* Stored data
# NVIDIA/k8s-cc-manager

Measured on AMD Instinct MI355X. Metric: reconcile_gpus_per_sec, higher is better.
Workload: dtype bf16; 1 GPU; model=cc-mode-transition, global_batch=1, seq_len=1024, parallelism=concurrent-per-gpu x1, modes=on<->off toggle, device_tier=shadow+hip-attest, eviction=True, components=5, attest_gemm_dim=1024

## Files before the change

### k8s_cc_manager_amd/ops/attest_kernels.hip

```cpp

#include <hip/hip_runtime.h>
#include <hip/hip_bf16.h>

#include <cstdint>
#include <cstdio>
#include <cstdlib>
#include <mutex>

#define CC_CHECK(expr)                                                         \
  do {                                                                         \
    hipError_t _e = (expr);                                                    \
    if (_e != hipSuccess) {                                                    \
      snprintf(rep->error, sizeof(rep->error), "%s: %s", #expr,                \
               hipGetErrorString(_e));                                         \
      return (int)_e;                                                          \
    }                                                                          \
  } while (0)

using bf16 = __bf16;
typedef __attribute__((ext_vector_type(8))) bf16 bf16x8;
typedef __attribute__((ext_vector_type(4))) float f32x4;
typedef __attribute__((ext_vector_type(4))) float float4v;

constexpr int BM = 128;
constexpr int BN = 128;
constexpr int BK = 64;

__global__ void fill_bf16_lcg(bf16* __restrict__ out, long n, uint32_t seed) {
  long i = (long)blockIdx.x * blockDim.x + threadIdx.x;
  long stride = (long)gridDim.x * blockDim.x;
  for (; i < n; i += stride) {
    uint32_t x = (uint32_t)i * 1103515245u + seed * 747796405u + 12345u;
    x ^= x >> 16;
    x *= 2654435769u;
    int v = (int)((x >> 13) & 3u) - 2;
    out[i] = (bf16)(float)v;
  }
}

__global__ void fill_fp8_lcg(unsigned char* __restrict__ out, long n,
                             uint32_t seed) {
  const unsigned char enc[4] = {0xC0, 0xB8, 0x00, 0x38};
  long i = (long)blockIdx.x * blockDim.x + threadIdx.x;
  long stride = (long)gridDim.x * blockDim.x;
  for (; i < n; i += stride) {
    uint32_t x = (uint32_t)i * 1103515245u + seed * 747796405u + 12345u;
    x ^= x >> 16;
    x *= 2654435769u;
    out[i] = enc[(x >> 13) & 3u];
  }
}

constexpr int TILE_B = BM * BK * 2;

__device__ __forceinline__ int swz(int byte_off) {
  return byte_off ^ (((byte_off >> 8) & 7) << 4);
}

__device__ __forceinline__ void stage_tile_glds(
    const char* gbase, long row_stride_b, long k0_b, char* lds_tile,
    int wave, int lane) {
#pragma unroll
  for (int p = 0; p < 4; ++p) {
    int base = (wave * 4 + p) * 1024;
// ... 1304 lines not shown
}

__global__ void ref_gemm_f32(const bf16* __restrict__ A,
                             const bf16* __restrict__ Bt,
                             float* __restrict__ C, int M, int N, int K) {
  int col = blockIdx.x * blockDim.x + threadIdx.x;
  int row = blockIdx.y * blockDim.y + threadIdx.y;
  if (row >= M || col >= N) return;
  float acc = 0.f;
  const bf16* a = A + (long)row * K;
  const bf16* b = Bt + (long)col * K;
  for (int k = 0; k < K; ++k) acc = fmaf((float)a[k], (float)b[k], acc);
  C[(long)row * N + col] = acc;
}

__global__ void max_abs_diff(const float* __restrict__ x,
                             const float* __restrict__ y, long n,
                             float* out) {
  __shared__ float smax[256];
  long i = (long)blockIdx.x * blockDim.x + threadIdx.x;
  long stride = (long)gridDim.x * blockDim.x;
  float m = 0.f;
  for (; i < n; i += stride) {
    float d = fabsf(x[i] - y[i]);
    m = fmaxf(m, d);
  }
  smax[threadIdx.x] = m;
  __syncthreads();
  for (int s = 128; s > 0; s >>= 1) {
    if (threadIdx.x < s) smax[threadIdx.x] = fmaxf(smax[threadIdx.x], smax[threadIdx.x + s]);
    __syncthreads();
  }
  if (threadIdx.x == 0) {
    atomicMax((unsigned int*)out, __float_as_uint(smax[0]));
  }
}

__global__ void checksum_f32(const float* __restrict__ x, long n,
                             unsigned long long* out) {
  long i = (long)blockIdx.x * blockDim.x + threadIdx.x;
  long stride = (long)gridDim.x * blockDim.x;
  unsigned long long h = 0;
  for (; i < n; i += stride) {
    unsigned long long v = (unsigned long long)__float_as_uint(x[i]) + 0x9e3779b97f4a7c15ull * (unsigned long long)(i + 1);
    v ^= v >> 33; v *= 0xff51afd7ed558ccdull; v ^= v >> 33;
    h ^= v;
  }
  for (int off = 32; off > 0; off >>= 1)
    h ^= __shfl_down(h, off, 64);
  __shared__ unsigned long long partial[4];
  if ((threadIdx.x & 63) == 0) partial[threadIdx.x >> 6] = h;
  __syncthreads();
  if (threadIdx.x == 0) {
    unsigned long long b = partial[0];
    for (int w = 1; w < (int)(blockDim.x >> 6); ++w) b ^= partial[w];
    atomicXor(out, b);
  }
}

constexpr int LDS_PROBE_WORDS = 16384;

__global__ void lds_probe(uint32_t* __restrict__ fail_count, int rounds) {
  __shared__ uint32_t slab[LDS_PROBE_WORDS];
  const int tid = threadIdx.x;
  const int nthreads = blockDim.x;
  uint32_t local_fail = 0;
  for (int r = 0; r < rounds; ++r) {
    uint32_t salt = 0x9e3779b9u * (r + 1) + blockIdx.x;
    for (int i = tid; i < LDS_PROBE_WORDS; i += nthreads)
      slab[i] = (uint32_t)i * 2654435769u + salt;
    __syncthreads();
    for (int i = tid; i < LDS_PROBE_WORDS; i += nthreads) {
// ... 3 lines not shown
    }
    __syncthreads();
  }
  if (local_fail) atomicAdd(fail_count, local_fail);
}

__global__ void hbm_copy_f4(const float4v* __restrict__ src,
                            float4v* __restrict__ dst, long n4) {
  long i = (long)blockIdx.x * blockDim.x + threadIdx.x;
  long stride = (long)gridDim.x * blockDim.x;
  for (; i < n4; i += stride) dst[i] = src[i];
}

constexpr int kMaxDevices = 64;

struct ProbeCtx {
  int dim = 0;
  int ref_valid = 0;
  bf16 *dA = nullptr, *dB = nullptr;
  unsigned char *dA8 = nullptr, *dB8 = nullptr;
  float *dC = nullptr, *dRef = nullptr, *dHbm = nullptr, *dErr = nullptr;
  unsigned long long* dSum = nullptr;
  uint32_t* dFail = nullptr;
  int* dLive = nullptr;
  hipEvent_t ev0 = nullptr, ev1 = nullptr;
  float* dPeerDst = nullptr;
  long peer_cap = 0;
  unsigned long long* dPeerSum = nullptr;
  int peer_cursor = 0;
};

static ProbeCtx g_ctx[kMaxDevices];
static std::mutex g_ctx_mu;

static void ctx_release(ProbeCtx& c) {
  if (c.dA) (void)hipFree(c.dA);
  if (c.dB) (void)hipFree(c.dB);
  if (c.dA8) (void)hipFree(c.dA8);
  if (c.dB8) (void)hipFree(c.dB8);
  if (c.dC) (void)hipFree(c.dC);
  if (c.dRef) (void)hipFree(c.dRef);
  if (c.dHbm) (void)hipFree(c.dHbm);
  if (c.dErr) (void)hipFree(c.dErr);
  if (c.dSum) (void)hipFree(c.dSum);
  if (c.dFail) (void)hipFree(c.dFail);
  if (c.dLive) (void)hipFree(c.dLive);
  if (c.dPeerDst) (void)hipFree(c.dPeerDst);
  if (c.dPeerSum) (void)hipFree(c.dPeerSum);
  if (c.ev0) (void)hipEventDestroy(c.ev0);
  if (c.ev1) (void)hipEventDestroy(c.ev1);
  c = ProbeCtx{};
}

static hipError_t ctx_acquire(int device, int dim, ProbeCtx** out) {
  ProbeCtx& c = g_ctx[device];
  if (c.dim == dim) {
    *out = &c;
    return hipSuccess;
  }
  ctx_release(c);
  long elems = (long)dim * dim;
  hipError_t e;
  if ((e = hipMalloc(&c.dA, elems * sizeof(bf16))) != hipSuccess) return e;
  if ((e = hipMalloc(&c.dB, elems * sizeof(bf16))) != hipSuccess) return e;
  if ((e = hipMalloc(&c.dA8, elems)) != hipSuccess) return e;
  if ((e = hipMalloc(&c.dB8, elems)) != hipSuccess) return e;
  if ((e = hipMalloc(&c.dC, elems * sizeof(float))) != hipSuccess) return e;
  if ((e = hipMalloc(&c.dRef, elems * sizeof(float))) != hipSuccess) return e;
  if ((e = hipMalloc(&c.dHbm, elems * sizeof(float))) != hipSuccess) return e;
  if ((e = hipMalloc(&c.dErr, sizeof(float))) != hipSuccess) return e;
  if ((e = hipMalloc(&c.dSum, sizeof(unsigned long long))) != hipSuccess) return e;
  if ((e = hipMalloc(&c.dFail, sizeof(uint32_t))) != hipSuccess) return e;
  if ((e = hipMalloc(&c.dLive, sizeof(int))) != hipSuccess) return e;
  if ((e = hipEventCreate(&c.ev0)) != hipSuccess) return e;
  if ((e = hipEventCreate(&c.ev1)) != hipSuccess) return e;
  c.dim = dim;
  *out = &c;
  return hipSuccess;
}


extern "C" {

struct CcAttestReport {
  int device;
  int cu_count;
  int xcc_count;
  char arch[64];
  char error[256];
  long long vram_total_mb;
// ... 15 lines not shown
  int peers_attempted;
  int peers_verified;
  double xgmi_ms;
  double xgmi_gbps_min;
  double xgmi_gbps_max;
  int ok;
};

__global__ void liveness_kernel(int* out) {
  if (threadIdx.x == 0 && blockIdx.x == 0) *out = 0x600D;
}

int cc_device_alive(int device) {
  if (device < 0 || device >= kMaxDevices) return -1;
  if (hipSetDevice(device) != hipSuccess) return -1;
  int* d = nullptr;
  {
    std::lock_guard<std::mutex> lk(g_ctx_mu);
    ProbeCtx& c = g_ctx[device];
    if (!c.dLive && hipMalloc(&c.dLive, sizeof(int)) != hipSuccess) return -2;
    d = c.dLive;
  }
  if (hipMemset(d, 0, sizeof(int)) != hipSuccess) return -2;
  hipLaunchKernelGGL(liveness_kernel, dim3(1), dim3(64), 0, 0, d);
  int h = 0;
  hipError_t e = hipMemcpy(&h, d, sizeof(int), hipMemcpyDeviceToHost);
  if (e != hipSuccess) return -3;
  return h == 0x600D ? 0 : -4;
}

int cc_device_count(void) {
  int n = 0;
  if (hipGetDeviceCount(&n) != hipSuccess) return -1;
  return n;
}

int cc_device_index_for_bdf(int domain, int bus, int dev) {
  int n = 0;
  if (hipGetDeviceCount(&n) != hipSuccess) return -1;
  for (int i = 0; i < n; ++i) {
    hipDeviceProp_t p;
    if (hipGetDeviceProperties(&p, i) != hipSuccess) continue;
    if (p.pciDomainID == domain && p.pciBusID == bus && p.pciDeviceID == dev)
      return i;
  }
  return -1;
}

static int launch_mfma_gemm(const void* A, const void* Bt, void* C, int M,
                            int N, int K) {
  if (M % BM == 0 && N % BN == 0 && K % BK == 0 &&
      ((long)(N / BN) * (M / BM)) <= 256) {
    dim3 grid(N / BN, M / BM);
    hipLaunchKernelGGL(mfma_gemm_bf16, grid, dim3(256), 0, 0, (const bf16*)A,
                       (const bf16*)Bt, (float*)C, M, N, K);
    return 0;
  }
  if (M % BM2 == 0 && N % BN2 == 0 && K % (2 * BK2) == 0) {
    dim3 grid(N / BN2, M / BM2);
    long ws = 2L * K * (M + N) + 4L * M * N;
    int swz_on = ws > (256L << 20) ? 1 : 0;
    if ((long)grid.x * grid.y <= 256)
      hipLaunchKernelGGL(mfma_gemm_bf16_256w, grid, dim3(512), 0, 0,
                         (const bf16*)A, (const bf16*)Bt, (float*)C, M, N, K,
                         swz_on);
    else
      hipLaunchKernelGGL(mfma_gemm_bf16_256, grid, dim3(512), 0, 0,
                         (const bf16*)A, (const bf16*)Bt, (float*)C, M, N, K,
                         swz_on);
    return 0;
  }
  if (M % BM || N % BN || K % BK) return -2;
  dim3 grid(N / BN, M / BM);
  hipLaunchKernelGGL(mfma_gemm_bf16, grid, dim3(256), 0, 0, (const bf16*)A,
                     (const bf16*)Bt, (float*)C, M, N, K);
  return 0;
}

int cc_mfma_gemm_bf16(int device, const void* A, const void* Bt, void* C,
                      int M, int N, int K) {
  if (hipSetDevice(device) != hipSuccess) return -3;
  int rc = launch_mfma_gemm(A, Bt, C, M, N, K);
  if (rc != 0) return rc;
  return (int)hipDeviceSynchronize();
}

int cc_mfma_gemm_bf16_variant(int device, const void* A, const void* Bt,
                              void* C, int M, int N, int K, int which) {
  if (hipSetDevice(device) != hipSuccess) return -3;
// ... 88 lines not shown
    dim3 grid(N / BN2, M / BM2);
    long ws = (long)K * (M + N) + 4L * M * N;
    hipLaunchKernelGGL(mfma_gemm_fp8_256, grid, dim3(512), 0, 0,
                       (const char*)A, (const char*)Bt, (float*)C, M, N, K,
                       ws > (256L << 20) ? 1 : 0);
  } else {
    if (M % BM || N % BN || K % BK8) return -2;
    dim3 grid(N / BN, M / BM);
    hipLaunchKernelGGL(mfma_gemm_fp8_128, grid, dim3(256), 0, 0,
                       (const char*)A, (const char*)Bt, (float*)C, M, N, K);
  }
  return (int)hipDeviceSynchronize();
}

static int launch_fp8_best(const void* A, const void* Bt, void* C, int M,
                           int N, int K) {
  if (M % BM || N % BN) return -2;
  dim3 grid(N / BN, M / BM);
  long ws = (long)K * (M + N) + 4L * M * N;
  int swz_on = ws > (256L << 20) ? 1 : 0;
  if (K % BK8 == 0) {
    long blocks = (long)grid.x * grid.y;
    if (blocks <= 256)
      hipLaunchKernelGGL(mfma_gemm_fp8_128pc, grid, dim3(512), 0, 0,
                         (const char*)A, (const char*)Bt, (float*)C, M, N, K,
                         swz_on);
    else
      hipLaunchKernelGGL(mfma_gemm_fp8_128u, grid, dim3(256), 0, 0,
                         (const char*)A, (const char*)Bt, (float*)C, M, N, K,
                         swz_on);
    return 0;
  }
  if (K % 64 == 0) {
    hipLaunchKernelGGL(mfma_gemm_fp8_128s, grid, dim3(256), 0, 0,
                       (const char*)A, (const char*)Bt, (float*)C, M, N, K);
    return 0;
  }
  return -2;
}

int cc_mfma_gemm_fp8(int device, const void* A, const void* Bt, void* C,
                     int M, int N, int K) {
  if (hipSetDevice(device) != hipSuccess) return -3;
  int rc = launch_fp8_best(A, Bt, C, M, N, K);
  if (rc != 0) return rc;
  return (int)hipDeviceSynchronize();
}

int cc_ref_gemm_f32(int device, const void* A, const void* Bt, void* C,
                    int M, int N, int K) {
  if (hipSetDevice(device) != hipSuccess) return -3;
  dim3 block(16, 16);
  dim3 grid((N + 15) / 16, (M + 15) / 16);
  hipLaunchKernelGGL(ref_gemm_f32, grid, block, 0, 0, (const bf16*)A,
                     (const bf16*)Bt, (float*)C, M, N, K);
  return (int)hipDeviceSynchronize();
}

static double event_ms(hipEvent_t a, hipEvent_t b) {
  float ms = 0.f;
  (void)hipEventElapsedTime(&ms, a, b);
  return (double)ms;
}
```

* What the task asks
Could you state how many lines of the records contain "dSum"? Give the number and nothing else.

* Solved exercise
3